At that moment, I turned in the kitchen chair, intending to get up. The seat of the chair turned with me, as did the top of the legs. The chair’s feet stayed put, and I dropped straight down, to the accompaniment of a lot of cracking, splintering noises and a big thud.

“Well, maybe I could stand to lose a FEW pounds,” said, in as dignified a manner as possible, under the circumstances.

In the summer of ’89, I was sitting in my un-air-conditioned apartment on Lincoln Square in Gettysburg. It was over 100 outside, God knows how warm where I worked at my computer desk, pounding away on a story while sitting in one of those ubiquitous white extruded plastic chairs.

Suddenly, it seemed that the keyboard and desk were rising into the air.

It turns out, the chair, softened by the extreme heat, was just collapsing, slowly, into something that resembled an arthritic crab. I couldn’t straighten it out, so it went into the trash.

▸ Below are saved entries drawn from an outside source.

template <typename T, int LN_MAXV, bool ACT0 = false, int S16 = 0>
__global__ __launch_bounds__(256) void ln_bwd_kernel(const float* __restrict__ dx, int lddx,
                                                     const float* __restrict__ y, int ldy,
                                                     const float* __restrict__ stats, int rows, int cols, int act,
                                                     const float* __restrict__ w, float* __restrict__ dyf, int lddy,
                                                     T* __restrict__ dyt, int ldt, uint32_t thr, float scale,
                                                     TimSeed seed, uint32_t site, float* __restrict__ dgamma,
                                                     float* __restrict__ dbeta, int rows_pb,
                                                     float* __restrict__ partial, const float* __restrict__ t_scale,
                                                     const T* __restrict__ addt, int ldadd, const float* __restrict__ add_scale,
                                                     LnSplit sp, int pair_sw) {
  extern __shared__ float red[];
  if (blockIdx.x * rows_pb >= sp.row) { w = sp.w2; dgamma = sp.dg2; dbeta = sp.db2; }
  const float ts = t_scale ? *t_scale : 1.f;
  const float as = ((addt || (S16 & 1) != 0) && add_scale) ? *add_scale : 1.f;
  const int lane = threadIdx.x & 63, wave = threadIdx.x >> 6;
  const int nv = (cols + 255) >> 8;
  float4 ag[LN_MAXV], ab[LN_MAXV];
#pragma unroll
  for (int i = 0; i < LN_MAXV; ++i) { ag[i] = make_float4(0, 0, 0, 0); ab[i] = make_float4(0, 0, 0, 0); }
  const int r0 = blockIdx.x * rows_pb, r1 = min(rows, r0 + rows_pb);
  float4 ww[LN_MAXV];
#pragma unroll
  for (int i = 0; i < LN_MAXV; ++i) {
    const int c = (i * 64 + lane) * 4;
    ww[i] = (i < nv && c < cols) ? *reinterpret_cast<const float4*>(w + c) : make_float4(0, 0, 0, 0);
  }
  constexpr bool IN16 = (S16 & 1) != 0, OUT16 = (S16 & 2) != 0;
  float4 tn[LN_MAXV], dn[LN_MAXV];
  typedef T t4_t __attribute__((ext_vector_type(4)));
  t4_t an[LN_MAXV], dn16[LN_MAXV];
  float2 stn = make_float2(0.f, 0.f);
  auto fetch = [&](int row) {
    stn = *reinterpret_cast<const float2*>(stats + 2 * row);
#pragma unroll
    for (int i = 0; i < LN_MAXV; ++i) {
      const int c = (i * 64 + lane) * 4;
      if (i < nv && c < cols) {
        {
          typedef float f4_t __attribute__((ext_vector_type(4)));
          const f4_t q0_ = __builtin_nontemporal_load(reinterpret_cast<const f4_t*>(y + (size_t)row * ldy + c));
          tn[i] = make_float4(q0_[0], q0_[1], q0_[2], q0_[3]);
        }
        if constexpr (IN16) dn16[i] = *reinterpret_cast<const t4_t*>(reinterpret_cast<const T*>(dx) + (size_t)row * lddx + c);
        else dn[i] = *reinterpret_cast<const float4*>(dx + (size_t)row * lddx + c);
        if (addt) an[i] = *reinterpret_cast<const t4_t*>(addt + (size_t)row * ldadd + c);
      }
    }
  };
  if (r0 + wave < r1) fetch(r0 + wave);
  float kq[4] = {1.f, 1.f, 1.f, 1.f};
  const bool pair_ok = (cols % 512) == 0 && nv <= LN_MAXV && pair_sw;
#pragma unroll 1
  for (int row = r0 + wave; row < r1; row += 4) {
    const float mean = stn.x, rstd = stn.y;
    float4 xh[LN_MAXV], d[LN_MAXV], ga[LN_MAXV];
#pragma unroll
    for (int i = 0; i < LN_MAXV; ++i) {
      xh[i] = tn[i];
      if constexpr (IN16) {
        d[i] = make_float4(OpT<T>::to_f(dn16[i][0]) * as, OpT<T>::to_f(dn16[i][1]) * as, OpT<T>::to_f(dn16[i][2]) * as,
                           OpT<T>::to_f(dn16[i][3]) * as);
      } else {
        d[i] = dn[i];
      }
      if (addt) {
        d[i].x = fmaf(OpT<T>::to_f(an[i][0]), as, d[i].x); d[i].y = fmaf(OpT<T>::to_f(an[i][1]), as, d[i].y);
        d[i].z = fmaf(OpT<T>::to_f(an[i][2]), as, d[i].z); d[i].w = fmaf(OpT<T>::to_f(an[i][3]), as, d[i].w);
      }
    }
    if (row + 4 < r1) fetch(row + 4);
    float s1 = 0.f, s2 = 0.f;
#pragma unroll
    for (int i = 0; i < LN_MAXV; ++i) {
      const int c = (i * 64 + lane) * 4;
      if (i < nv && c < cols) {
        const float4 t = xh[i];
        if (!ACT0 && act != 0) ga[i] = make_float4(act_grad_f(act, t.x), act_grad_f(act, t.y), act_grad_f(act, t.z),
                                          act_grad_f(act, t.w));
        float4 h;
        if (ACT0) {
          h.x = (t.x - mean) * rstd; h.y = (t.y - mean) * rstd; h.z = (t.z - mean) * rstd; h.w = (t.w - mean) * rstd;
        } else {
          h.x = (act_f(act, t.x) - mean) * rstd; h.y = (act_f(act, t.y) - mean) * rstd;
          h.z = (act_f(act, t.z) - mean) * rstd; h.w = (act_f(act, t.w) - mean) * rstd;
        }
        xh[i] = h;
        ag[i].x += d[i].x * h.x; ag[i].y += d[i].y * h.y; ag[i].z += d[i].z * h.z; ag[i].w += d[i].w * h.w;
        ab[i].x += d[i].x; ab[i].y += d[i].y; ab[i].z += d[i].z; ab[i].w += d[i].w;
        d[i].x *= ww[i].x; d[i].y *= ww[i].y; d[i].z *= ww[i].z; d[i].w *= ww[i].w;
        s1 += (d[i].x + d[i].y) + (d[i].z + d[i].w);
        s2 += (d[i].x * h.x + d[i].y * h.y) + (d[i].z * h.z + d[i].w * h.w);
      }
    }
    s1 = wave_sum(s1) / (float)cols;
    s2 = wave_sum(s2) / (float)cols;
    const bool paired = LN_MAXV >= 2 && pair_ok && thr != 0u && dyt != nullptr;
#pragma unroll
    for (int i = 0; i < LN_MAXV; ++i) {
      const int c = (i * 64 + lane) * 4;
      float kp[4] = {ts, ts, ts, ts};
      if constexpr (LN_MAXV >= 2) {
        if (paired && (i & 1) == 0) {
          const int isel = i + (lane & 1);
          const Philox4 r = philox4x32_7(seed, site, ((uint64_t)row * cols + (uint64_t)((isel * 64 + (lane & ~1)) * 4)) >> 3);
          const bool odd = (lane & 1) != 0;
          const uint32_t sa = odd ? r.x : r.z, sb = odd ? r.y : r.w;
          const uint32_t pa = (uint32_t)__builtin_amdgcn_mov_dpp((int)sa, 0xB1, 0xF, 0xF, true);
          const uint32_t pb = (uint32_t)__builtin_amdgcn_mov_dpp((int)sb, 0xB1, 0xF, 0xF, true);
          drop_mask4_words(odd ? pa : r.x, odd ? pb : r.y, thr, scale, kp[0], kp[1], kp[2], kp[3]);
          drop_mask4_words(odd ? r.z : pa, odd ? r.w : pb, thr, scale, kq[0], kq[1], kq[2], kq[3]);
#pragma unroll
          for (int u = 0; u < 4; ++u) { kp[u] *= ts; kq[u] *= ts; }
        } else if (paired) {
#pragma unroll
          for (int u = 0; u < 4; ++u) kp[u] = kq[u];
        }
      }
      if (i < nv && c < cols) {
        float o0 = rstd * (d[i].x - s1 - xh[i].x * s2), o1 = rstd * (d[i].y - s1 - xh[i].y * s2);
        float o2 = rstd * (d[i].z - s1 - xh[i].z * s2), o3 = rstd * (d[i].w - s1 - xh[i].w * s2);
        if (!ACT0 && act != 0) { o0 *= ga[i].x; o1 *= ga[i].y; o2 *= ga[i].z; o3 *= ga[i].w; }
        if constexpr (OUT16) {
          if (dyf) store4<T>(reinterpret_cast<T*>(dyf) + (size_t)row * lddy + c, o0 * ts, o1 * ts, o2 * ts, o3 * ts);
        } else {
          if (dyf) store4<float>(dyf + (size_t)row * lddy + c, o0, o1, o2, o3);
        }
        if (dyt) {
          float k0 = kp[0], k1 = kp[1], k2 = kp[2], k3 = kp[3];
          if (thr != 0u && !paired) {
            drop_mask4(seed, site, ((uint64_t)row * cols + c) >> 2, thr, scale, k0, k1, k2, k3);
            k0 *= ts; k1 *= ts; k2 *= ts; k3 *= ts;
          }
          store4<T>(dyt + (size_t)row * ldt + c, o0 * k0, o1 * k1, o2 * k2, o3 * k3);
        }
      }
    }
  }
  float* rg = red + (size_t)wave * 2 * cols;
  float* rb = rg + cols;
#pragma unroll
  for (int i = 0; i < LN_MAXV; ++i) {
    const int c = (i * 64 + lane) * 4;
    if (i < nv && c < cols) {
      *reinterpret_cast<float4*>(rg + c) = ag[i];
      *reinterpret_cast<float4*>(rb + c) = ab[i];
    }
  }
  __syncthreads();
  for (int c = threadIdx.x; c < cols; c += 256) {
    float sg = 0.f, sb = 0.f;
#pragma unroll
    for (int k = 0; k < 4; ++k) { sg += red[(size_t)k * 2 * cols + c]; sb += red[(size_t)k * 2 * cols + cols + c]; }
    if (partial) {
      partial[(size_t)blockIdx.x * 2 * cols + c] = sg;
      partial[(size_t)blockIdx.x * 2 * cols + cols + c] = sb;
    } else {
      if (dgamma) atomicAdd(dgamma + c, sg);
      if (dbeta) atomicAdd(dbeta + c, sb);
    }
  }
}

Next, I bought this knee-stool thing. They were all the rage, for a while. You basically kneel on a pad while your butt rests on a little cushion. It was quite comfortable and kept my back nice and straight. It was made of two-inch ash wood dowels and seemed quite sturdy.

Note the operative word, “seemed.”

That one gave no warning at all, just a loud “bang” as both main dowels gave way with a loud crack and dropped the side-bar, with all too-many pounds of me on top of it, across the backs of my lower calves.

That stung.

I think people half a block down heard me cussing.

And now this Bean chair. I took it back, since I was only a little more than an hour from their HQ where I was vacationing. They guaranteed everything they made, back then. Even against the big-boned.

T. W. Burger was raised in town and graduated from Athens High School in 1967, then worked as a driver of everything from fork trucks to garbage trucks,

He is now a semi-retired journalist who resides on the banks of Marsh Creek, just outside of Gettysburg, Pa.